Mas o que é felicidade para mim, aqui nesse plano onde me encontro, acabou por se tornar um martírio para ele, justo ele, que me amou e me ama tanto, justo ele, que me fez a mulher mais feliz que eu vim a conhecer.

Não queria que ele permanecesse ali tão triste, sentado em nossa sala agora tão fria, muitas vezes nem a lareira ele alimenta, parece que ele quer que o que sente por dentro seja refletido em cada móvel desta sala mal iluminada.

Eu o vejo procurando por mim nos lugares errados, no nosso antigo quarto, na varanda onde passávamos tarde inteiras a sorrir, na imagem refletida neste porta-retratos, em locais onde jamais poderá me encontrar novamente. Não que eu não esteja ali, não que eu não anseie tanto que ele me encontre, mas nesse momento é verdadeiramente impossível.

Se ele não aprender a me buscar dentro das si, nas profundezas dos seus pensamentos mais íntimos, na imensidão do coração que carrega dentro do peito, ele jamais se libertará do sofrimento que o acorrenta.

Queria poder tocar-lhe novamente a face com as duas mãos, pedir carinhosamente que se cale e me escute, para poder lhe dizer o quanto sou grata por todo o amor que ele sentiu e sente por mim, mas que o seu eterno sofrimento também me machuca, quem é que gosta de ver alguém que amamos sofrendo tanto e por tanto tempo?

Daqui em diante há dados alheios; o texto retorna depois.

# hsp-iit/roft

Hardware: AMD Instinct MI355X
Metric: tracker frames/sec per object (640x480) + ADD-S vs CPU ref (higher is better)
Workload: dtype f64; 1 GPU; BASELINE config #4: 640x480, CV_32FC2 flow grid 1, 64 objects in total, 64 per GPU (sharded by object, no data-path collective; result rows all-gathered over RCCL at N > 1), masks+poses at 5 fps with 6-frame delay, flow-aided masks, re-sync and outlier rejection on, frames submitted in batches of at most 8; objects_per_gpu=64, objects_total=64, width=640, height=480, batch_frames=8, ranks=1, backend=nccl

## Files before the change

include/roft_engine.h:

```cpp
#ifndef ROFT_ENGINE_H
#define ROFT_ENGINE_H

#include <stddef.h>
#include <stdint.h>

#ifdef __cplusplus
extern "C" {
#endif

#define ROFT_ABI_VERSION 2

#define ROFT_OK 0
#define ROFT_ERR_INVALID (-1)
#define ROFT_ERR_DEVICE (-2)
#define ROFT_ERR_CAPACITY (-3)
#define ROFT_ERR_STATE (-4)

#define ROFT_FLOW_S16C2 11
#define ROFT_FLOW_F32C2 13

#define ROFT_MEAS_NONE 0
#define ROFT_MEAS_VELOCITY 1
#define ROFT_MEAS_POSE 2
#define ROFT_MEAS_POSE_VELOCITY 3
// ... 53 lines not shown
                            int reweight, double x_out[6], double P_out[36], int* status_out);

int roft_mask_propagate(uint8_t* mask, int W, int H, const roft_flow* flows, int n_flows,
                        int frames_between);

int roft_pose_process_noise(const double psd_lin_acc[3], const double sigma_ang_vel[3], double T,
                            double Q[81]);
int roft_ukf_predict(const double mean[13], const double P[144], const double Q[81], double T,
                     const roft_ut_params* ut, double mean_out[13], double P_out[144]);
int roft_ukf_correct(const double mean[13], const double P[144], int type, const double* meas,
                     const double* Rdiag, const roft_ut_params* ut, double mean_out[13],
                     double P_out[144], int* status_out);

int roft_mesh_classify(const roft_mesh* mesh, uint8_t* flip_out, int* closed_out);
int roft_render_depth(const roft_mesh* mesh, const double x[3], const double q[4],
                      const roft_camera* cam, int divider, float* tile);
int roft_depth_likelihood(const roft_camera* cam, const float* depth, const uint8_t* mask,
                          const float* tile, int divider, double* L_out, long* samples_out);
int roft_outlier_test(const roft_camera* cam, int divider, const float* depth, const uint8_t* mask, const roft_mesh* mesh,
                      const double x[6], const double q[8], int bands, int vertex_cache, int window_pixels, double L_out[2],
                      long samples_out[2], int* selected_out, float* tiles_out);
int roft_outlier_test_split(const roft_camera* cam, int divider, const float* depth, const uint8_t* mask, const roft_mesh* mesh,
                            const double x[6], const double q[8], int bands, int vertex_cache, int window_pixels, int split,
                            double L_out[2], long samples_out[2], int* selected_out, float* tiles_out);
int roft_render_depth_mode(const roft_mesh* mesh, const double x[3], const double q[4], const roft_camera* cam, int divider, int mode,
                           float* tile);
int roft_outlier_test_mode(const roft_camera* cam, int divider, const float* depth, const uint8_t* mask, const roft_mesh* mesh,
                           const double x[6], const double q[8], int bands, int vertex_cache, int window_pixels, int split, int mode,
                           double L_out[2], long samples_out[2], int* selected_out, float* tiles_out);

#define ROFT_POSE_ERROR_ADD  0
#define ROFT_POSE_ERROR_ADDS 1
int roft_pose_errors(int kind, const double* points, int n_points, const double* est, const double* ref, int n_poses,
                     double* out);


typedef struct roft_engine roft_engine;

typedef struct {
    roft_camera cam;
    int flow_type;
    int flow_grid;
    float flow_scale;
    double sample_time;
    roft_ut_params ut;
    double depth_maximum;
    double subsampling_radius;
    int flow_weighting;
    int use_pose, use_pose_resync, use_velocity;
    int outlier_rejection;
    int flow_aided_segmentation;
    int mask_frames_between;
    int pose_frames_between;
    int stamped_masks;
    int max_objects;
    double ukf_cholesky_guard;
    double ukf_cholesky_guard_bilinear;
    int device;
    int max_batch_frames;
    int mask_workgroups_per_object;
    int outlier_bands_per_alternative;
    int render_mode;
} roft_config;

typedef struct {
    double p_mean0[13];
    double p_cov0_diag[12];
    double v_mean0[6];
    double v_cov0_diag[6];
    double p_sigma_ang_vel[3];
    double p_psd_lin_acc[3];
    double v_q_diag[6];
    double p_meas_cov_v[3], p_meas_cov_w[3], p_meas_cov_x[3], p_meas_cov_q[3];
    double v_meas_cov_flow[2];
    roft_mesh mesh;
} roft_object_desc;

#define ROFT_RETAIN_FRAMES 16
typedef struct {
    double dt;
    const float* depth;
    const void* flow;
    const uint8_t* mask;
    int pose_valid;
    double pose_x[3];
    double pose_q[4];
    int mem_kind;
    double stamp;
    double mask_stamp;
} roft_frame_input;

typedef struct {
    double pose[13];
    double twist[6];
    int n_flow_points;
    int outlier_selected;
    double outlier_L[2];
} roft_object_output;

int roft_default_config(roft_config* cfg, int width, int height, int flow_type);
int roft_default_object(roft_object_desc* obj);

int roft_engine_create(const roft_config* cfg, roft_engine** out);
int roft_engine_destroy(roft_engine* e);
int roft_object_add(roft_engine* e, const roft_object_desc* desc, int* obj_id);

#define ROFT_RESTART_KEEP_MESH 1
int roft_objects_restart(roft_engine* e, const int* obj_ids, const roft_object_desc* descs, int n, int flags);
typedef struct { long long calls, objects, meshes_replaced; } roft_engine_restart_stats;
int roft_engine_get_restart_stats(roft_engine* e, roft_engine_restart_stats* out);

int roft_frame_submit(roft_engine* e, const roft_frame_input* inputs, int n_inputs);
int roft_frames_submit(roft_engine* e, const roft_frame_input* inputs, int n_objects, int n_frames);

#define ROFT_LABEL_U8  1
#define ROFT_LABEL_U16 2
typedef struct {
    const void* labels;
    int label_type;
    int label;
} roft_label_mask;
int roft_frames_submit_labels(roft_engine* e, const roft_frame_input* inputs, const roft_label_mask* labels, int n_objects, int n_frames);
int roft_labels_to_masks(const void* labels, int label_type, int W, int H, const int* values, int n, uint8_t* masks_out, int* counts_out);

int roft_step(roft_engine* e);
int roft_engine_retain_frames(const roft_engine* e);
int roft_sync(roft_engine* e);
int roft_get_state(roft_engine* e, int obj_id, double pose13[13], double P12[144], double twist6[6],
                   double Pv[36]);
int roft_get_outputs(roft_engine* e, roft_object_output* outs, int n_outs);
int roft_get_mask(roft_engine* e, int obj_id, uint8_t* mask_out);

int roft_engine_enable_log(roft_engine* e, int n_frames);
int roft_engine_get_log(roft_engine* e, int first_frame, int n_frames, roft_object_output* outs);
int roft_engine_get_log_rows(roft_engine* e, int first_frame, int n_frames, double* rows);
int roft_engine_score_log(roft_engine* e, int kind, int obj_id, int first_frame, int n_frames, const double* points,
                          int n_points, const double* ref, double* out);

typedef struct {
    long long frames;
    long long batches;
    long long launches;
    long long event_ops;
    long long h2d_bytes;
    long long h2d_copies;
} roft_engine_stats;
int roft_engine_get_stats(roft_engine* e, roft_engine_stats* out);

typedef struct {
    int batch;
    int frames;
    int steady, throttled, handoff, early_lanes, outlier_parts_halved;
    int launches, event_ops;
    double t_submit_us;
    double submit_us;
    double wait_us;
    double step_us;
    double t_done_us;
} roft_batch_trace;
int roft_engine_get_batch_trace(roft_engine* e, roft_batch_trace* out, int capacity, int* n_out);

void* roft_engine_stream(roft_engine* e);

int roft_engine_enable_timing(roft_engine* e, int enable);
int roft_engine_get_timing(roft_engine* e, int* n_out, const char*** names_out, const float** ms_out,
                           const int** launches_out);

void* roft_host_alloc(size_t bytes);
void roft_host_free(void* p);
int roft_host_is_pinned(const void* p);

typedef struct {
    int levels;
    int radius;
    int iterations;
    float det_min;
} roft_of_params;

int roft_default_of_params(roft_of_params* p);

int roft_optical_flow(const uint8_t* prev_gray, const uint8_t* cur_gray, int W, int H, const roft_of_params* p,
                      int out_type, void* flow_out);

typedef struct roft_flow_producer roft_flow_producer;
int roft_flow_producer_create(int W, int H, int max_pairs, const roft_of_params* p, int out_type, int device,
                              roft_flow_producer** out);
int roft_flow_producer_destroy(roft_flow_producer* fp);
int roft_flow_producer_run(roft_flow_producer* fp, const uint8_t* const* prev, const uint8_t* const* cur,
                           void* const* out, int n_pairs);
int roft_flow_producer_sync(roft_flow_producer* fp);
void* roft_flow_producer_stream(roft_flow_producer* fp);
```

Queria poder abraçar-lhe com força e sussurrar em seu ouvido que ele deve ser forte e paciente, pois um dia nos encontraremos de novo e na eternidade seguiremos nos amando, conquistando o mais cobiçado dos paraísos.

Queria olhar nos seus olhos finalmente e ficar em silêncio, doar-lhe de bom grado um sorriso, sorrir com os olhos como assim ele dizia que eu fazia, mesmo sem saber como, e aguardar seu tão suave beijo, sem pressa, sem gana nem volúpia, somente a coroação de um amor sincero.

Queria muitas outras coisas, todas junto do meu homem amado, mas o tempo para isso acabou e a paciência é o meu melhor remédio. Eu não sofro como ele, pois eu sei o que o futuro nos reserva e o que para ele ainda é um mistério, para mim é uma certeza.

Eu sofro é por ele, pelo desejo que ele nutre a cada momento, pelo sofrimento que ele arrasta a cada segundo de solidão, pela sua tamanha desesperança.

Chego a sentir seu olhar sobre mim, me buscando, eu queria do fundo do meu coração dizer-lhe simplesmente que isso não é possível, eu queria poder virar meu rosto e lhe ver plenamente em vez de somente o imaginar, mas nada ainda posso fazer, agora não existe mais como lhe corresponder, pois ele amou o que eu fui e não o que eu sou.

Nesse momento nada mais sou do que uma recordação na mente do meu amado, entremeio flashes e mais flashes de lembranças, despertando inúmeras e diferentes sensações, sufocando no lugar de acalentar, enfim, me resumi a nada mais que uma imagem estática na estante da sala, presa, imóvel, eternizada que estou neste porta-retratos.